Las cobayas comparten con los conejos lo esencial: son herbívoros de digestión continua y dientes que crecen sin parar, así que el heno es también la base de su dieta. Pero tienen una particularidad que conviene conocer antes de nada.
Por qué el heno también manda en las cobayas
Igual que en el conejo, el heno aporta a la cobaya la fibra larga que mantiene su tránsito digestivo en marcha y el desgaste que necesitan unos dientes de crecimiento continuo. Debe estar disponible a voluntad durante todo el día, y ser la mayor parte de lo que come.
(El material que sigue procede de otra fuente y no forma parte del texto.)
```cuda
__global__ void peer_signal_kernel(SyncDests d) {
    PeerSync *own = d.sync[d.rank];
    const unsigned long long e = own->epoch + 1;
    own->epoch = e;
    __threadfence_system();
    for (int r = 0; r < d.n_sync; ++r) *reinterpret_cast<volatile unsigned long long *>(&d.sync[r]->arrived[d.rank]) = e;
}

__global__ void peer_wait_kernel(PeerSync *own, int world) {
    const unsigned long long e = own->epoch;
    if ((int)threadIdx.x < world) {
        const unsigned long long *flag = &own->arrived[threadIdx.x];
        unsigned long long v;
        const long long t0 = clock64();
        for (;;) {
            asm volatile("ld.acquire.sys.global.u64 %0, [%1];" : "=l"(v) : "l"(flag) : "memory");
            if (v >= e) break;
            if (clock64() - t0 > 40000000000ll) {
                own->pad[0] = 1u + threadIdx.x;
                break;
            }
            __nanosleep(200);
        }
    }
}

__global__ void __launch_bounds__(256)
peer_push_kernel(const uint8_t *__restrict__ src, int64_t bytes, MaskDests d, int vec) {
    const int64_t stride = (int64_t)gridDim.x * blockDim.x;
    const int64_t tid = (int64_t)blockIdx.x * blockDim.x + threadIdx.x;
    if (vec) {
        const int64_t nv = bytes / 16;
        const uint4 *s4 = reinterpret_cast<const uint4 *>(src);
        for (int64_t i = tid; i < nv; i += stride) {
            const uint4 v = __ldg(s4 + i);
#pragma unroll
            for (int r = 0; r < TCMP_MAX_PEERS; ++r)
                if (r < d.n) reinterpret_cast<uint4 *>(d.p[r] + d.offset)[i] = v;
        }
        for (int64_t i = nv * 16 + tid; i < bytes; i += stride) {
            const uint8_t v = src[i];
#pragma unroll
            for (int r = 0; r < TCMP_MAX_PEERS; ++r)
                if (r < d.n) d.p[r][d.offset + i] = v;
        }
    } else {
        for (int64_t i = tid; i < bytes; i += stride) {
            const uint8_t v = src[i];
#pragma unroll
            for (int r = 0; r < TCMP_MAX_PEERS; ++r)
                if (r < d.n) d.p[r][d.offset + i] = v;
        }
    }
}

cudaError_t launch_peer_push(const void *src, int64_t bytes, int n_dest, void *const *dests, int64_t dest_offset,
                             cudaStream_t st) {
    MaskDests d = {};
    d.n = n_dest;
    d.offset = dest_offset;
    int vec = ((uintptr_t)src % 16 == 0);
    for (int i = 0; i < n_dest; ++i) {
        d.p[i] = (uint8_t *)dests[i];
        if (((uintptr_t)dests[i] + (uintptr_t)dest_offset) % 16 != 0) vec = 0;
    }
    const int64_t units = vec ? bytes / 16 : bytes;
    int grid = (int)((units + 255) / 256);
    if (grid > 32) grid = 32;
    if (grid < 1) grid = 1;
    peer_push_kernel<<<grid, 256, 0, st>>>((const uint8_t *)src, bytes, d, vec);
    return cudaGetLastError();
}

cudaError_t launch_peer_signal(int rank, int n_dest, void *const *dest_sync, cudaStream_t st) {
    SyncDests d = {};
    d.n_sync = n_dest;
    d.rank = rank;
    for (int i = 0; i < n_dest; ++i) d.sync[i] = (PeerSync *)dest_sync[i];
    peer_signal_kernel<<<1, 1, 0, st>>>(d);
    return cudaGetLastError();
}

cudaError_t launch_peer_wait(void *own_sync, int world, cudaStream_t st) {
    peer_wait_kernel<<<1, 32, 0, st>>>((PeerSync *)own_sync, world);
    return cudaGetLastError();
}

cudaError_t launch_rne_batch_scatter(int mode, int dtype, int64_t n, const void *q, const void *qd, const void *qdd,
                                     const void *pm, double ps, double pt, void *tau, int n_dest,
                                     void *const *dest_masks, int64_t dest_offset, cudaStream_t st, void *mc_masks) {
    MaskDests d = {};
    d.n = n_dest;
    d.offset = dest_offset;
    for (int i = 0; i < TCMP_MAX_PEERS; ++i) d.p[i] = i < n_dest ? (uint8_t *)dest_masks[i] : nullptr;
    d.mc = (mc_masks && ((uintptr_t)mc_masks + (uintptr_t)dest_offset) % 16 == 0) ? (uint8_t *)mc_masks : nullptr;
    if (dtype != TCMP_F64) return cudaErrorNotSupported;
    const bool dynamic = (mode != TCMP_MODE_NOV) && qd && qdd;
    const bool tool = (mode == TCMP_MODE_DYN);
    if (mode == TCMP_MODE_BASE) {
        cudaError_t e = cudaSuccess;
        for (int i = 0; i < n_dest && e == cudaSuccess; ++i) e = launch_fill<uint8_t>(n, d.p[i] + dest_offset, 1, st);
        return e;
    }
    if (dynamic) {
        if (tool) return launch_scatter_t<double, true, true>(n, q, qd, qdd, pm, ps, pt, tau, d, st);
        return launch_scatter_t<double, true, false>(n, q, qd, qdd, pm, ps, pt, tau, d, st);
    }
    if (tool) return launch_scatter_t<double, false, true>(n, q, qd, qdd, pm, ps, pt, tau, d, st);
    return launch_scatter_t<double, false, false>(n, q, qd, qdd, pm, ps, pt, tau, d, st);
}

}
```

Measured before the change: 19.30 billion.

## Process two RNE states per thread with interleaved paired evaluation

Adds a paired path in the RNE batch kernel where each thread evaluates two states (lane and lane+32 within a warp chunk). The loads for both states are issued together and the two sin/cos table lookups and RNE bodies run back to back, which gives more independent FP64 work per thread to hide latency. The launch halves the grid per element and uses a min-blocks of 2 instead of 3, so more registers are available per thread at the cost of occupancy. An optional q-prefetch variant exists but is disabled, and the build script gains an out_dir option.

```diff
diff --git a/torque_constrained_motion_planning_b200/build.py b/torque_constrained_motion_planning_b200/build.py
--- a/torque_constrained_motion_planning_b200/build.py
+++ b/torque_constrained_motion_planning_b200/build.py
@@ -38,14 +38,16 @@
 SOURCE_FLAGS = {}
 
 
-def build(force: bool = False, verbose: bool = False, defines=(), suffix: str = "", source_flags=None) -> str:
+def build(force: bool = False, verbose: bool = False, defines=(), suffix: str = "", source_flags=None,
+          out_dir: str = None) -> str:
     per_source = dict(SOURCE_FLAGS)
     per_source.update(source_flags or {})
-    lib_path = LIB if not suffix else os.path.join(HERE, "libtcmp%s.so" % suffix)
-    if not force and not suffix and not _stale():
+    dest = out_dir or HERE
+    lib_path = LIB if not suffix and not out_dir else os.path.join(dest, "libtcmp%s.so" % suffix)
+    if not force and not suffix and not out_dir and not _stale():
         return LIB
     nvcc = _nvcc()
-    objdir = os.path.join(HERE, "build" + suffix)
+    objdir = os.path.join(dest, "build" + suffix)
     os.makedirs(objdir, exist_ok=True)
     env = dict(os.environ)
     ccbin = "/usr/bin/g++" if os.path.exists("/usr/bin/g++") else shutil.which("g++")
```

La vitamina C, el matiz importante
La diferencia clave es que las cobayas no son capaces de fabricar su propia vitamina C, así que tienen que recibirla con la dieta. El heno no es una fuente relevante de esta vitamina, de modo que la aportan sobre todo verduras adecuadas ricas en vitamina C y, cuando el veterinario lo indica, un suplemento. El heno sigue siendo la base; la vitamina C es el complemento que en las cobayas no puede faltar.
Cuánto y qué heno
Para una cobaya adulta, lo indicado es un heno de gramíneas de pradera, a voluntad, como el heno de pradera de montaña. La alfalfa, más rica en calcio y proteína, se reserva para casos concretos como las crías o la gestación, y siempre mejor con criterio veterinario.
El heno de pradera de montaña para cobayas
Un heno de pradera de alta montaña, con muchas especies distintas, aporta a la cobaya variedad y fibra en el mismo formato que a un conejo. Es el mismo heno; cambia el animal que lo come.